EVOLUTION OF SEDIMENT DISPERSAL SYSTEMS DURING THE EARLY DRIFT PHASE OF U.S. ATLANTIC MARGIN DEVELOPMENT: INSIGHTS FROM DETRITAL ZIRCON U-PB GEOCHRONOLOGY

Passive margins serve as vital bookkeepers of geologic history, chronicling hinterland tectonics and landscape evolution in their extensive, continuous stratigraphic records. Though many passive margins worldwide are well understood, the U.S. Atlantic margin remains relatively understudied. We present detrital zircon (DZ) U-Pb ages from Early Cretaceous fluvial and deep marine sandstones to assess sediment provenance and routing systems operating during early development of the mid-Atlantic margin. These results test previous hypotheses of Early Cretaceous sediment dispersal systems and provide new insight into potential linkages between onshore and offshore depositional segments. Sandstones from the onshore, fluvial Potomac Gp (subsurface Maryland) are compared to offshore, turbidite sands of the Hatteras Fan (~600 km offshore mid-Atlantic).

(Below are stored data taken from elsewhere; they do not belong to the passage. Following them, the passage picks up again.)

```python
def ac_xhat_pack(spec, rows, n_agents, ln_stats, lib=None):
    lib = _lib(lib)
    dev = ln_stats.device
    a = L.AcXhatArgs()
    a.n_agents, a.rows = n_agents, rows
    spec.fill(a.feat)
# ... 230 lines not shown
    w.add(dptr + 4 * M, dst, M, rows, 1, x=sptr + 4 * M, x_strides=sst, K=M,
          dw_off=off("base.mlp.fc2.0.0.weight"), db_off=off("base.mlp.fc2.0.0.bias"))
    w.add(dptr, dst, M, rows, 1, db_off=off("base.mlp.fc1.0.bias"))
    lp = ln_part[which]
    lst = (tiles * 6 * M, 6 * M, 6 * M)
    for k, name in enumerate(("rnn.norm", "base.mlp.fc2.0.2", "base.mlp.fc1.2")):
        w.add(lp.data_ptr() + 4 * (2 * k) * M, lst, M, tiles, 1, db_off=off(name + ".weight"))
        w.add(lp.data_ptr() + 4 * (2 * k + 1) * M, lst, M, tiles, 1, db_off=off(name + ".bias"))
    w._keep += [sv, ds, lp]


def n_which_rows(which, n_agents, rows):
    return (2 if which == 2 else 1) * n_agents * rows


def ac_backward(fwd, actor_arena, critic_arena, g_logp=None, g_entropy=0.0, g_values=None, lib=None):
    lib = _lib(lib)
    fa = fwd["_args"]
    which, n_agents, rows = fa.which, fa.n_agents, fa.rows
    spec, h_actor, h_critic = fwd["_keep"][0], fwd["_keep"][1], fwd["_keep"][2]
    saved = fwd["saved"]
    dev = saved.device
    f32 = dict(dtype=torch.float32, device=dev)
    a = L.AcBwdArgs()
    a.fwd = fa
    if which != 1:
        assert g_logp.shape == (n_agents, rows) and g_logp.is_contiguous()
        a.g_logp = g_logp.data_ptr()
        if torch.is_tensor(g_entropy):
            assert g_entropy.shape == (n_agents, rows) and g_entropy.is_contiguous()
            a.g_entropy = g_entropy.data_ptr()
        else:
            a.g_entropy_const = float(g_entropy)
        a.actor_grad = actor_arena.grad.data_ptr()
        a.actor_grad_s_net = actor_arena.grad.stride(0)
    if which != 0:
        assert g_values.shape == (n_agents, rows) and g_values.is_contiguous()
        a.g_values = g_values.data_ptr()
        a.critic_grad = critic_arena.grad.data_ptr()
        a.critic_grad_s_net = critic_arena.grad.stride(0)
# ... 5 lines not shown
    n_which = 2 if which == 2 else 1
    xhat = fwd.get("_xhat")
    if xhat is not None:
        cr = C.c_int32(0)
        lib.c.iplan_ac_fc1_split_chunks(C.byref(fa.feat), n_agents, rows, C.byref(cr))
        chunk_rows = cr.value
        a.xb = xhat["xb"].data_ptr()
    else:
        k_groups = int(lib.c.iplan_ac_fc1_groups(C.byref(fa.feat)))
        want = max(1, 2048 // (k_groups * n_which * n_agents))
        chunk_rows = max(256, ((rows + want - 1) // want + 15) // 16 * 16)
    chunks = (rows + chunk_rows - 1) // chunk_rows
    g_part = workspace(dev, n_which * n_agents * chunks * L.AC_HIDDEN * Fpad, "fc1")
    a.g_part, a.fc1_chunk_rows, a.fc1_chunks = g_part.data_ptr(), chunk_rows, chunks
    stream = L.current_stream(dev)
    _launch("ac_bwd_tail_kernel", lambda: lib.call("iplan_ac_bwd_tail", a, stream),
            work=4.0 * n_which_rows(which, n_agents, rows) * (8 * L.AC_HIDDEN + 8 + L.AC_HIDDEN + L.AC_DSAVE_FLOATS + L.AC_LNPART_FLOATS / 16.0))
    ev_tail = None
    if which == 2 and dev.type == "cuda":
        ev_tail = torch.cuda.Event()
        ev_tail.record(torch.cuda.current_stream(dev))
    if xhat is not None:
        _launch("ac_fc1_split_wgrad", lambda: lib.call("iplan_ac_bwd_fc1_split", a, stream), work=2.0 * n_agents * rows * spec.F * 2 * L.AC_HIDDEN)
    else:
        lib.call("iplan_ac_bwd_fc1", a, stream)
    T, T_phys = spec.T, spec.T_phys
    hs = (fa.hs_net, fa.hs_row)
    side = None
    if which == 2 and dev.type == "cuda" and not os.environ.get("IPLAN_AC_WGRAD_SERIAL"):
        main = torch.cuda.current_stream(dev)
        side = _side_stream(dev, main.cuda_stream, "ac")
        side.wait_event(ev_tail)
# ... 2 lines not shown
        _ac_wgrad(w, actor_arena, ("act.action_out.linear.weight", "act.action_out.linear.bias"), saved, dsave, 0,
                  n_agents, rows, T, h_actor.data_ptr(), hs, T_phys, fa.actor.n_out, tiles, ln_part)
        w.run(lib)
    if which != 0:
        with (torch.cuda.stream(side) if side is not None else contextlib.nullcontext()):
            w = Wgrad(critic_arena.grad, n_agents)
            _ac_wgrad(w, critic_arena, ("v_out.weight", "v_out.bias"), saved, dsave, 1,
                      n_agents, rows, T, h_critic.data_ptr(), hs, T_phys, 1, tiles, ln_part)
            w.run(lib)
            if side is not None:
                ev_side = torch.cuda.Event()
                ev_side.record(side)
        if side is not None:
            main.wait_event(ev_side)
    lib.call("iplan_ac_bwd_fc1_finalize", a, stream)
    return dict(dsave=dsave, ln_part=ln_part)


def gat_backward(arena, saved, g_out, phase_clocks=None, lib=None):
    lib = _lib(lib)
    fa = saved["_args"]
    src0, src1, h_prev = saved["_keep"][0], saved["_keep"][1], saved["_keep"][2]
    n_nets, B, N, d0, d1 = fa.n_nets, fa.B, fa.N, fa.d0, fa.d1
    H = A = 32
    dev = g_out.device
    f32 = dict(dtype=torch.float32, device=dev)
    a = L.GatBwdArgs()
    a.fwd = fa
    a.g_out = g_out.data_ptr()
    a.g_s_net, a.g_s_b = _nb_strides(g_out, N * A)
    dgru = torch.empty(n_nets, 2, B, (N + 15) // 16, N - 1, 2, 3 * H, **f32)
# ... 527 lines not shown
```

Measured before the change: 89610 env-steps/s.

## Fuse PPO forward tail, loss and backward tail into one-pass kernel

Adds an ac_tail_pass kernel that recomputes the actor/critic forward tail (LN, fc2, GRU cell, head), evaluates the PPO policy and value loss per row, and runs the backward tail in one launch, replacing the separate ac_fwd, ppo_loss and ac_bwd_tail kernels in the full-batch PPO epoch. It also writes only the reduced saved activations unless a probe epoch needs the full record. A small per-agent reduce kernel sums loss statistics from per-workgroup partials. The intent is to cut kernel launches and global-memory round trips of activations and gradients between these stages. The cost is a large LDS-resident weight tile per workgroup, which may limit occupancy, and mask_sum must now be precomputed.

```diff
diff --git a/include/iplan_hip.h b/include/iplan_hip.h
--- a/include/iplan_hip.h
+++ b/include/iplan_hip.h
@@ -385,6 +385,17 @@
 #define IPLAN_PPO_POLICY_MEAN 8
 
 int iplan_ppo_loss(const IplanPpoLossArgs* args, iplan_stream_t stream);
+
+typedef struct {
+    IplanAcBwdArgs bwd;
+    IplanPpoLossArgs loss;
+    float* loss_part;
+    int32_t first_epoch;
+    int32_t full_record;
+    int32_t waves;
+} IplanAcTailPassArgs;
+int iplan_ac_tail_pass_wgs(int32_t rows, int32_t waves);
+int iplan_ac_tail_pass(const IplanAcTailPassArgs* args, iplan_stream_t stream);
 
 #define IPLAN_GAT_NODE_DY 640
 #define IPLAN_GAT_HARD_PART (8 * IPLAN_GAT_HIDDEN + 16)
diff --git a/iplan_amd/_lib.py b/iplan_amd/_lib.py
--- a/iplan_amd/_lib.py
+++ b/iplan_amd/_lib.py
@@ -46,9 +46,11 @@
                 "iplan_ac_bwd_tail", "iplan_ac_bwd_fc1", "iplan_ac_bwd_fc1_finalize", "iplan_ppo_prepare", "iplan_ppo_adv_norm", "iplan_ppo_loss", "iplan_gat_bwd",
                 "iplan_pdec_fwd", "iplan_pdec_bwd", "iplan_beh_fwd", "iplan_beh_bwd", "iplan_mlp3_fwd", "iplan_mlp3_bwd", "iplan_seq2seq_fwd", "iplan_ac_pack_fc1",
                 "iplan_ac_xhat_pack", "iplan_ac_fc1_split_fwd", "iplan_ac_bwd_fc1_split",
-                "iplan_p2p_publish", "iplan_p2p_reduce", "iplan_obs_history_step", "iplan_seq2seq_bwd", "iplan_predict", "iplan_beh_eval"]
+                "iplan_p2p_publish", "iplan_p2p_reduce", "iplan_obs_history_step", "iplan_seq2seq_bwd", "iplan_predict", "iplan_beh_eval",
+                "iplan_ac_tail_pass"]
 RAW_ENTRY_POINTS = ["iplan_grad_sqnorm", "iplan_wgrad_workspace_floats", "iplan_ac_kpad", "iplan_ac_fc1_groups", "iplan_sizeof", "iplan_ac_packed_floats",
-                    "iplan_p2p_alloc", "iplan_p2p_free", "iplan_p2p_export", "iplan_p2p_open", "iplan_p2p_close", "iplan_gat_enc_fwd", "iplan_gat_enc_ac_fwd", "iplan_gumbel_noise", "iplan_ac_xhat_floats", "iplan_ac_fc1_split_chunks", "iplan_ac_fc1_split_parts"]
+                    "iplan_p2p_alloc", "iplan_p2p_free", "iplan_p2p_export", "iplan_p2p_open", "iplan_p2p_close", "iplan_gat_enc_fwd", "iplan_gat_enc_ac_fwd", "iplan_gumbel_noise", "iplan_ac_xhat_floats", "iplan_ac_fc1_split_chunks", "iplan_ac_fc1_split_parts",
+                    "iplan_ac_tail_pass_wgs"]
 
 
 class Lib:
@@ -294,6 +296,10 @@
 PPO_MSE, PPO_NO_VCLIP, PPO_VALUE_MEAN, PPO_POLICY_MEAN = 1, 2, 4, 8
 
 
+class AcTailPassArgs(C.Structure):
+    _fields_ = [("bwd", AcBwdArgs), ("loss", PpoLossArgs), ("loss_part", fp), ("first_epoch", i32), ("full_record", i32), ("waves", i32)]
+
+
 GAT_NODE_DY = 640
 GAT_HARD_PART = 8 * 32 + 16
 GAT_REC_GROUPS = 8
@@ -399,4 +405,5 @@
                   "IplanWgradArgs": WgradArgs, "IplanPpoPrepareArgs": PpoPrepareArgs, "IplanPpoLossArgs": PpoLossArgs,
                   "IplanPdecArgs": PdecArgs, "IplanBehArgs": BehArgs, "IplanMlp3Args": Mlp3Args, "IplanAdvNormArgs": AdvNormArgs, "IplanSeq2SeqArgs": Seq2SeqArgs, "IplanSeq2SeqBwdArgs": Seq2SeqBwdArgs, "IplanAcPackArgs": AcPackArgs,
                   "IplanIpcHandle": IpcHandle, "IplanP2pArgs": P2pArgs, "IplanAcXhatArgs": AcXhatArgs, "IplanAcFc1SplitArgs": AcFc1SplitArgs,
-                  "IplanObsHistArgs": ObsHistArgs, "IplanPredictArgs": PredictArgs, "IplanBehEvalArgs": BehEvalArgs}
+                  "IplanObsHistArgs": ObsHistArgs, "IplanPredictArgs": PredictArgs, "IplanBehEvalArgs": BehEvalArgs,
+                  "IplanAcTailPassArgs": AcTailPassArgs}
diff --git a/iplan_amd/csrc/ac_tail_pass.hip b/iplan_amd/csrc/ac_tail_pass.hip
--- /dev/null
+++ b/iplan_amd/csrc/ac_tail_pass.hip
@@ -0,0 +1,456 @@
+#include "api_util.h"
+#include "gru_tile.h"
+
+namespace iplan {
+
+constexpr int PM = IPLAN_AC_HIDDEN;
+constexpr int PT = PM / 16;
+constexpr int TAIL_PASS_RT = 2;
+constexpr int PLD = PM + 8;
+constexpr int PW_FC2 = 0, PW_WIH = PM, PW_HEAD = 4 * PM, PW_WHH = 4 * PM + 16, PW_ROWS = 7 * PM + 16;
+constexpr int PP_FC1B = 0, PP_LN1W = 64, PP_LN1B = 128, PP_FC2B = 192, PP_LN2W = 256, PP_LN2B = 320, PP_BIH = 384, PP_BHH = 576,
+              PP_LN3W = 768, PP_LN3B = 832, PP_HEADB = 896, PP_FLOATS = 912;
+
+template <int NW>
+struct AcTailPassShared {
+    __attribute__((aligned(16))) float tw[PW_ROWS * PLD];
+    __attribute__((aligned(16))) float tp[PP_FLOATS];
+    float part[NW][4];
+};
+
+__device__ __forceinline__ f32x4 wfrag_lds_t(const float* __restrict__ sW, int ld, int o0, int k0) {
+    const int l = lane_id();
+    const float* p = sW + (k0 + 4 * (l >> 4)) * ld + o0 + (l & 15);
+    f32x4 v;
+    v[0] = p[0]; v[1] = p[ld]; v[2] = p[2 * ld]; v[3] = p[3 * ld];
+    return v;
+}
+
+template <int NA, int KT>
+__device__ __forceinline__ void dense_multi_t(const float* __restrict__ sW, int ld, const int (&o0)[NA], const f32x4* __restrict__ x, f32x4 (&acc)[NA]) {
+    f32x4 f[NA], fn[NA];
+    for (int a = 0; a < NA; ++a) f[a] = wfrag_lds_t(sW, ld, o0[a], 0);
+    for (int T = 0; T < KT; ++T) {
+        if (T + 1 < KT)
+            for (int a = 0; a < NA; ++a) fn[a] = wfrag_lds_t(sW, ld, o0[a], 16 * (T + 1));
+        for (int q = 0; q < 4; ++q)
+            for (int a = 0; a < NA; ++a) acc[a] = mfma4(f[a][q], x[T][q], acc[a]);
+        if (T + 1 < KT)
+            for (int a = 0; a < NA; ++a) f[a] = fn[a];
+    }
+}
+
+__device__ __forceinline__ f32x4 tp_act4(f32x4 v, bool tanh) {
+    f32x4 r;
+    for (int q = 0; q < 4; ++q) r[q] = tanh ? tanh_f(v[q]) : (v[q] > 0.0f ? v[q] : 0.0f);
+    return r;
+}
+
+__device__ __forceinline__ void tp_ln_bwd(f32x4 (&dy)[PT], const f32x4 (&xhat)[PT], const float* __restrict__ gamma, float rstd,
+                                          f32x4 (&dgam)[PT], f32x4 (&dbet)[PT]) {
+    float s1 = 0.f, s2 = 0.f;
+    f32x4 dxh[PT];
+    for (int t = 0; t < PT; ++t) {
+        const f32x4 gm = bfrag_lds(gamma, t);
+        for (int q = 0; q < 4; ++q) {
+            dgam[t][q] = dy[t][q] * xhat[t][q];
+            dbet[t][q] = dy[t][q];
+            dxh[t][q] = dy[t][q] * gm[q];
+            s1 += dxh[t][q];
+            s2 = fmaf(dxh[t][q], xhat[t][q], s2);
+        }
+    }
+    const float m1 = group_sum(s1) * (1.0f / PM), m2 = group_sum(s2) * (1.0f / PM);
+    for (int t = 0; t < PT; ++t)
+        for (int q = 0; q < 4; ++q) dy[t][q] = rstd * (dxh[t][q] - m1 - xhat[t][q] * m2);
+}
+
+__device__ __forceinline__ float tp_chain_sum(float v) {
+    v += __shfl_xor(v, 1);
+    v += __shfl_xor(v, 2);
+    v += __shfl_xor(v, 4);
+    v += __shfl_xor(v, 8);
+    return v;
+}
+
+__device__ __forceinline__ void tp_store_ln_part(float* __restrict__ dst, const f32x4 (&dgam)[PT], const f32x4 (&dbet)[PT]) {
+    const int l = lane_id(), n = l & 15, g = l >> 4;
+    for (int t = 0; t < PT; ++t)
+        for (int q = 0; q < 4; ++q) {
+            const float sg = tp_chain_sum(dgam[t][q]), sb = tp_chain_sum(dbet[t][q]);
+            if (n == 0) {
+                dst[16 * t + 4 * g + q] = sg;
+                dst[PM + 16 * t + 4 * g + q] = sb;
+            }
+        }
+}
+
+__device__ __forceinline__ float tp_huber_q(float e, float d) {
+    const float ae = fabsf(e);
+    return (ae <= d ? e * e * 0.5f : 0.f) + (e > d ? d * (ae - d * 0.5f) : 0.f);
+}
+__device__ __forceinline__ float tp_huber_dq(float e, float d) {
+    return (fabsf(e) <= d ? e : 0.f) + (e > d ? d : 0.f);
+}
+
+template <int NW>
+__global__ __launch_bounds__(64 * NW) void ac_tail_pass_kernel(IplanAcTailPassArgs ta) {
+    __shared__ AcTailPassShared<NW> sh;
+    const IplanAcBwdArgs& a = ta.bwd;
+    const IplanAcFwdArgs& fa = a.fwd;
+    const IplanPpoLossArgs& pl = ta.loss;
+    int bx = (int)blockIdx.x, by = (int)blockIdx.y, bz = (int)blockIdx.z;
+    {
+        const int X = (int)gridDim.x, GY = (int)gridDim.y, G = X * GY * (int)gridDim.z;
+        const int b = bx + X * (by + GY * bz);
+        const int k = b & 7, slot = b >> 3, q8 = G >> 3, r8 = G & 7;
+        const int item = k * q8 + (k < r8 ? k : r8) + slot;
+        bx = item % X;
+        const int pair = item / X;
+        by = pair % GY;
+        bz = pair / GY;
+    }
+    const int net = by, which = bz;
+    const IplanAcNet& nw = which ? fa.critic : fa.actor;
+    const float* __restrict__ P = nw.params + (int64_t)net * nw.params_s_net;
+    const IplanAcFeatures& ft = fa.feat;
+    const int l = lane_id(), w = uniform_i(wave_id()), n = l & 15, g = l >> 4;
+    const bool act_tanh = fa.act_tanh != 0;
+    const bool full = ta.full_record != 0;
+    const int n_out = nw.n_out;
+    {
+        const float* Wsrc[4] = {P + nw.off[IPLAN_AC_FC2_W], P + nw.off[IPLAN_AC_WIH], P + nw.off[IPLAN_AC_HEAD_W], P + nw.off[IPLAN_AC_WHH]};
+        for (int c = (int)threadIdx.x; c < PW_ROWS * 16; c += 64 * NW) {
+            const int r = c >> 4, c4 = c & 15;
+            f32x4 v = splat4(0.f);
+            if (r < PW_WIH) v = *reinterpret_cast<const f32x4*>(Wsrc[0] + r * PM + 4 * c4);
+            else if (r < PW_HEAD) v = *reinterpret_cast<const f32x4*>(Wsrc[1] + (r - PW_WIH) * PM + 4 * c4);
+            else if (r < PW_WHH) { if (r - PW_HEAD < n_out) v = *reinterpret_cast<const f32x4*>(Wsrc[2] + (r - PW_HEAD) * PM + 4 * c4); }
+            else v = *reinterpret_cast<const f32x4*>(Wsrc[3] + (r - PW_WHH) * PM + 4 * c4);
+            *reinterpret_cast<f32x4*>(&sh.tw[r * PLD + 4 * c4]) = v;
+        }
+        const int tp_off[11] = {PP_FC1B, PP_LN1W, PP_LN1B, PP_FC2B, PP_LN2W, PP_LN2B, PP_BIH, PP_BHH, PP_LN3W, PP_LN3B, PP_HEADB};
+        const int tp_src[11] = {IPLAN_AC_FC1_B, IPLAN_AC_LN1_W, IPLAN_AC_LN1_B, IPLAN_AC_FC2_B, IPLAN_AC_LN2_W, IPLAN_AC_LN2_B, IPLAN_AC_BIH,
+                                IPLAN_AC_BHH, IPLAN_AC_LN3_W, IPLAN_AC_LN3_B, IPLAN_AC_HEAD_B};
+#pragma unroll
+        for (int k = 0; k < 11; ++k) {
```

The basal Potomac Gp (Waste Gate Fm.), of Berriasian age, exhibits a unimodal age distribution, with a peak centered on ~600 Ma, attributable to the proximal, Pan-African (500-710 Ma) Carolina Terrane. In contrast, coeval turbidite sandstones feature a cosmopolitan age distribution consistent with an Appalachian hinterland heritage, including a dominant Grenvillian (920-1300 Ma) age peak with secondary modes attributable to Alleghenian (260-325 Ma), Taconic/Acadian (325-500 Ma), and Pan-African source terranes. The de-coupled nature of onshore and offshore age spectra suggests multiple independent systems operating along the margin during lowermost Cretaceous time (Berriasian-Hauterivian). By Aptian-Albian time, however, age spectra of the onshore strata of the Patuxent Fm and the offshore fan correlate, each exhibiting the widespread age distribution featured in the lower fan strata. These results suggest that Early Cretaceous sediment routing systems along the margin were dynamic, with onshore systems evolving from small catchments to regional drainage networks linked to distal offshore segments. These data represent the first geochronologic constraints on offshore Mesozoic strata from the U.S. mid-Atlantic, and provide new insights into the evolution of sediment routing during early drift of the U.S. passive margin.